Waiting for the Barbarians Movie Explained: What’s Up With the Ending?

Pros: Starring Mark Rylance; the idea of ​​the novel, which they tried to transfer to the screen; desert landscapes Cons: the monotony of the film, behind which interesting observations are lost Waiting for the Barbarians

Drama genre
Directed by Ciro Guerra
Starring Mark Rylance (magistrate), Johnny Depp (Colonel Joll), Robert Pattinson (Colonel’s Assistant), Gana Bayarsaikan (blind girl), Greta Scacchi (May), David Dencik (clerk), Harry Melling (guard), etc.
Studio Iervolino Entertainment, Ithaca Pictures
Year of release 2020
IMDb website

“Waiting for the Barbarians” is a film adaptation of the work of South African writer and Nobel Prize winner John Coetzee. Like the novel of the same name, the film takes place in a small town located on the border of the Empire. It is worth clarifying right away that the Empire is not a specific state, but rather an abstract designation of an imperious sovereign ruler who colonized lands that rightfully belonged to another people. The main enemies of the Empire are nomads called barbarians, in whom the leadership sees a potential threat.

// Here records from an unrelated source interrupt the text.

# halajun/VDO_SLAM

Measured on AMD Instinct MI355X. Metric: frames/sec (per-frame hot path, KITTI-0000-shaped 1242x375) + ms/LM-iter (batch factor graph), higher is better.
Workload: dtype f64 (LM, RANSAC) / u8,i32,f32 (front-end, tracking)

## Files before the change

include/vdo_slam_hip.h:

```cpp
#ifndef VDO_SLAM_HIP_H_
#define VDO_SLAM_HIP_H_
#include <stdint.h>

#ifdef __cplusplus
extern "C" {
#endif

typedef enum vdo_status {
  VDO_OK = 0,
  VDO_ERR_INVALID = -1,
  VDO_ERR_NO_DEVICE = -2,
  VDO_ERR_OOM = -3,
  VDO_ERR_UNSUPPORTED = -4,
  VDO_ERR_INTERNAL = -5
} vdo_status;

int vdo_version(void);
const char* vdo_last_error(void);

typedef struct vdo_ctx vdo_ctx;
int vdo_ctx_create(int device, void* hip_stream, vdo_ctx** out);
int vdo_ctx_destroy(vdo_ctx* ctx);
int vdo_ctx_synchronize(vdo_ctx* ctx);
int vdo_ctx_stream(vdo_ctx* ctx, void** hip_stream_out);
// ... 31 lines not shown
  double* Hll_et;
  double* Hlp1_et;
  double* Hlp2_et;
  double* Hpp_ep;
  double chi2;
  double robust_chi2;
} vdo_ba_system;

typedef struct vdo_lm_options {
  int32_t max_iterations;
  double gain_threshold;
  int32_t verbose;
  int32_t solver;
  double pcg_tolerance;
  int32_t pcg_max_iterations;
} vdo_lm_options;

#define VDO_LM_MAX_TRACE 512
typedef struct vdo_lm_stats {
  int32_t iterations;
  int32_t total_trials;
  int32_t stop_reason;
  double initial_chi2, final_chi2, final_lambda;
  double chi2_trace[VDO_LM_MAX_TRACE];
  int32_t trials_trace[VDO_LM_MAX_TRACE];
  double ms_total, ms_linearize, ms_solve;
} vdo_lm_stats;

typedef struct vdo_ba vdo_ba;
int vdo_ba_create(vdo_ctx* ctx, const vdo_ba_graph* g, vdo_ba** out);
int vdo_ba_destroy(vdo_ba* ba);
int vdo_ba_linearize(vdo_ba* ba, int repeat, float* ms_sweep);
int vdo_ba_profile_linearize(vdo_ba* ba, int repeat, float ms[2], int64_t dims[8]);
int vdo_ba_profile_schur(vdo_ba* ba, int repeat, float* ms);
int vdo_ba_download_system(vdo_ba* ba, vdo_ba_system* out);
int vdo_ba_optimize(vdo_ba* ba, const vdo_lm_options* opt, vdo_lm_stats* stats);
int vdo_ba_get_estimates(vdo_ba* ba, double* pose_out , double* point_out );
int vdo_ba_set_estimates(vdo_ba* ba, const double* pose, const double* point);
typedef int (*vdo_allreduce_fn)(void* user, void* device_buf, int64_t count, int op);
int vdo_ba_set_allreduce(vdo_ba* ba, vdo_allreduce_fn fn, void* user, int shard_rank);
typedef struct vdo_rccl_comm vdo_rccl_comm;
int vdo_rccl_unique_id(char id_out[128]);
int vdo_rccl_comm_create(vdo_ctx* ctx, const char id[128], int n_ranks, int rank, vdo_rccl_comm** out);
int vdo_rccl_comm_destroy(vdo_rccl_comm* comm);
int vdo_rccl_comm_stats(const vdo_rccl_comm* comm, int64_t* calls, int64_t* bytes);
int vdo_rccl_allreduce(vdo_rccl_comm* comm, double* device_buf, int64_t count, int op );
int vdo_ba_set_rccl(vdo_ba* ba, vdo_rccl_comm* comm );
int vdo_ba_partition(const vdo_ba_graph* g, int world, int32_t* owner_of_point );
typedef struct vdo_ba_plan vdo_ba_plan;
int vdo_ba_plan_create(const vdo_ba_graph* g, vdo_ba_plan** out);
int vdo_ba_plan_array(const vdo_ba_plan* p, const char* name, const void** data, int64_t* count, int32_t* elem_bytes);
int vdo_ba_plan_destroy(vdo_ba_plan* p);

typedef struct vdo_flow2_problem {
  int32_t n;
  const double* obs;
  const double* flow;
  const double* depth;
  double K[4];
  double Twl[16];
  double T0[16];
  double info_flow;
  double info_prior;
  double huber_delta;
  double chi2_gate;
  int32_t max_iterations;
  int32_t ref_quirks;
} vdo_flow2_problem;

typedef struct vdo_flow2_result {
  double T[16];
  int32_t n_inliers;
  int32_t iterations, trials, stop_reason;
  double initial_chi2, final_chi2, final_lambda;
} vdo_flow2_result;

typedef struct vdo_flow2_batch vdo_flow2_batch;
int vdo_flow2_batch_create(vdo_ctx* ctx, int n_problems, const vdo_flow2_problem* probs, vdo_flow2_batch** out);
int vdo_flow2_batch_reserve(vdo_ctx* ctx, int n_problems, const int32_t* capacity, vdo_flow2_batch** out);
int vdo_flow2_batch_set(vdo_flow2_batch* batch, int k, const vdo_flow2_problem* problem);
int vdo_flow2_batch_set_T0(vdo_flow2_batch* batch, int k, const double T0[16]);
int vdo_flow2_batch_run(vdo_flow2_batch* batch);
int vdo_flow2_batch_fetch(vdo_flow2_batch* batch, vdo_flow2_result* results, double** flow_out, uint8_t** inlier_out);
int vdo_flow2_batch_destroy(vdo_flow2_batch* batch);
int vdo_flow2_optimize(vdo_ctx* ctx, const vdo_flow2_problem* p, vdo_flow2_result* result, double* flow_out, uint8_t* inlier_out);

typedef struct vdo_pose_problem {
  int32_t n;
  int32_t kind;
  const double* obs;
  const double* Xw;
  double K[4];
  double P[12];
  double T0[16];
  double huber_delta;
  double chi2_gate;
  int32_t max_iterations;
  int32_t pad;
} vdo_pose_problem;

typedef struct vdo_pose_batch vdo_pose_batch;
int vdo_pose_batch_create(vdo_ctx* ctx, int n_problems, const vdo_pose_problem* probs, vdo_pose_batch** out);
int vdo_pose_batch_run(vdo_pose_batch* batch);
int vdo_pose_batch_fetch(vdo_pose_batch* batch, vdo_flow2_result* results, uint8_t** inlier_out);
int vdo_pose_batch_destroy(vdo_pose_batch* batch);
int vdo_pose_optimize(vdo_ctx* ctx, const vdo_pose_problem* p, vdo_flow2_result* result, uint8_t* inlier_out);

typedef struct vdo_pnp_problem {
  int32_t n;
  const double* X;
  const double* uv;
  double K[4];
  int32_t max_iterations;
  double reproj_threshold;
  double confidence;
  int32_t refit;
} vdo_pnp_problem;
typedef struct vdo_pnp_result {
  double T[16];
  int32_t n_inliers;
  int32_t iterations_run;
  int32_t best_iteration;
} vdo_pnp_result;
int vdo_pnp_ransac_batch(vdo_ctx* ctx, int n_problems, const vdo_pnp_problem* probs, vdo_pnp_result* results, uint8_t** inlier_out);
int vdo_pnp_ransac_batch_overlap(vdo_ctx* ctx, int n_problems, const vdo_pnp_problem* probs, vdo_pnp_result* results, uint8_t** inlier_out,
                                 void (*host_work)(void*), void* host_arg);
int vdo_pnp_ransac_batch_gated(vdo_ctx* ctx, int n_problems, const vdo_pnp_problem* probs, vdo_pnp_result* results, uint8_t** inlier_out,
                               const int32_t* refit_above, void (*host_work)(void*), void* host_arg, void (*after_replay)(void*), void* after_arg);
int vdo_pnp_ransac(vdo_ctx* ctx, const vdo_pnp_problem* p, vdo_pnp_result* result, uint8_t* inlier_out);

typedef struct vdo_orb_params {
  int32_t n_features;
  float scale_factor;
  int32_t n_levels;
  int32_t ini_th;
  int32_t min_th;
} vdo_orb_params;

typedef struct vdo_keypoints {
  int32_t capacity, n;
  float *x, *y, *response, *angle, *size;
  int32_t* octave;
} vdo_keypoints;

typedef struct vdo_orb vdo_orb;
int vdo_orb_create(vdo_ctx* ctx, const vdo_orb_params* prm, int width, int height, vdo_orb** out);
int vdo_orb_destroy(vdo_orb* orb);
int vdo_orb_max_keypoints(const vdo_orb* orb, int* n);
int vdo_orb_last_keypoints(const vdo_orb* orb, int* n);
int vdo_orb_extract(vdo_orb* orb, const uint8_t* gray, int stride, int src_is_device, vdo_keypoints* out);
int vdo_orb_extract_begin(vdo_orb* orb, const uint8_t* gray, int stride, int src_is_device);
int vdo_orb_extract_end(vdo_orb* orb, vdo_keypoints* out);
int vdo_orb_descriptors(vdo_orb* orb, uint8_t* desc32, int capacity_rows);
int vdo_orb_extract_desc(vdo_orb* orb, const uint8_t* gray, int stride, int src_is_device, vdo_keypoints* out, uint8_t* desc32);
int vdo_orb_level_info(vdo_orb* orb, int level, int* w, int* h, int* n_features, int* n_candidates);
int vdo_orb_get_pyramid(vdo_orb* orb, int level, uint8_t* out_bordered );
int vdo_orb_get_blurred(vdo_orb* orb, int level, uint8_t* out );
int vdo_orb_get_candidates(vdo_orb* orb, int level, float* x, float* y, float* response, float* angle, int cap, int* n);
int vdo_orb_last_timing(vdo_orb* orb, double ms[2]);
int vdo_orb_tree_info(vdo_orb* orb, int level, int* on_device, int* status);
int vdo_orb_pyramid_launches(const vdo_orb* orb);


typedef struct vdo_match_set {
  int32_t n;
  const uint8_t* desc;
// ... 28 lines not shown
int vdo_frame_images_ingest_device(vdo_frame_images* f, const float* depth_dev, const float* flow_dev, const int32_t* mask_dev, float bf, float depth_map_factor,
                                   int convert_depth);
int vdo_frame_images_destroy(vdo_frame_images* f);
int vdo_frame_images_set_ctx(vdo_frame_images* f, vdo_ctx* ctx);
int vdo_frame_static_filter(vdo_frame_images* f, int n, const float* kx, const float* ky, float th_depth,
                            int32_t* keep_idx, float* corr_x, float* corr_y, float* flow_x, float* flow_y,
                            float* depth_out, int* n_out);
int vdo_frame_static_filter_sampled(vdo_frame_images* f, int n, const float* kx, const float* ky, float th_depth,
                                    int32_t* keep_idx, float* corr_x, float* corr_y, float* flow_x, float* flow_y,
                                    float* depth_out, int* n_out);
int vdo_sample_keypoints(int rows, int cols, uint64_t seed, int capacity, float* x_out, float* y_out, int* n_out);
int vdo_frame_object_sample(vdo_frame_images* f, float th_depth_obj, int step, int cap,
                            float* key_x, float* key_y, float* corr_x, float* corr_y,
                            float* flow_x, float* flow_y, float* depth_out, int32_t* label, int* n_out);
int vdo_frame_object_sample_on(vdo_ctx* on_ctx, vdo_frame_images* f, float th_depth_obj, int step, int cap,
                               float* key_x, float* key_y, float* corr_x, float* corr_y,
                               float* flow_x, float* flow_y, float* depth_out, int32_t* label, int* n_out);
int vdo_frame_filters(vdo_frame_images* f, int n, const float* kx, const float* ky, float th_depth, int sampled,
                      int32_t* keep_idx, float* s_corr_x, float* s_corr_y, float* s_flow_x, float* s_flow_y, float* s_depth, int* n_static,
                      float th_depth_obj, int step, int cap,
                      float* key_x, float* key_y, float* corr_x, float* corr_y, float* flow_x, float* flow_y, float* depth_out, int32_t* label, int* n_obj);
int vdo_frame_filters_on(vdo_ctx* on_ctx, vdo_frame_images* f, int n, const float* kx, const float* ky, float th_depth, int sampled,
                         int32_t* keep_idx, float* s_corr_x, float* s_corr_y, float* s_flow_x, float* s_flow_y, float* s_depth, int* n_static,
                         float th_depth_obj, int step, int cap,
                         float* key_x, float* key_y, float* corr_x, float* corr_y, float* flow_x, float* flow_y, float* depth_out, int32_t* label, int* n_obj);
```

Life on the border is calm and peaceful, so the village does not even have a small prison for criminals. City affairs are managed by a nameless hero who holds the position of magistrate (Mark Rylance). He will meet Colonel Joll (Johnny Depp), who has arrived to prevent the barbarian invasion. The colonel proves himself to be a master of interrogations, using sophisticated torture on the nomads he comes across. The magistrate, having become attached to one of the victims, suddenly begins to realize the true essence of the Empire’s regime.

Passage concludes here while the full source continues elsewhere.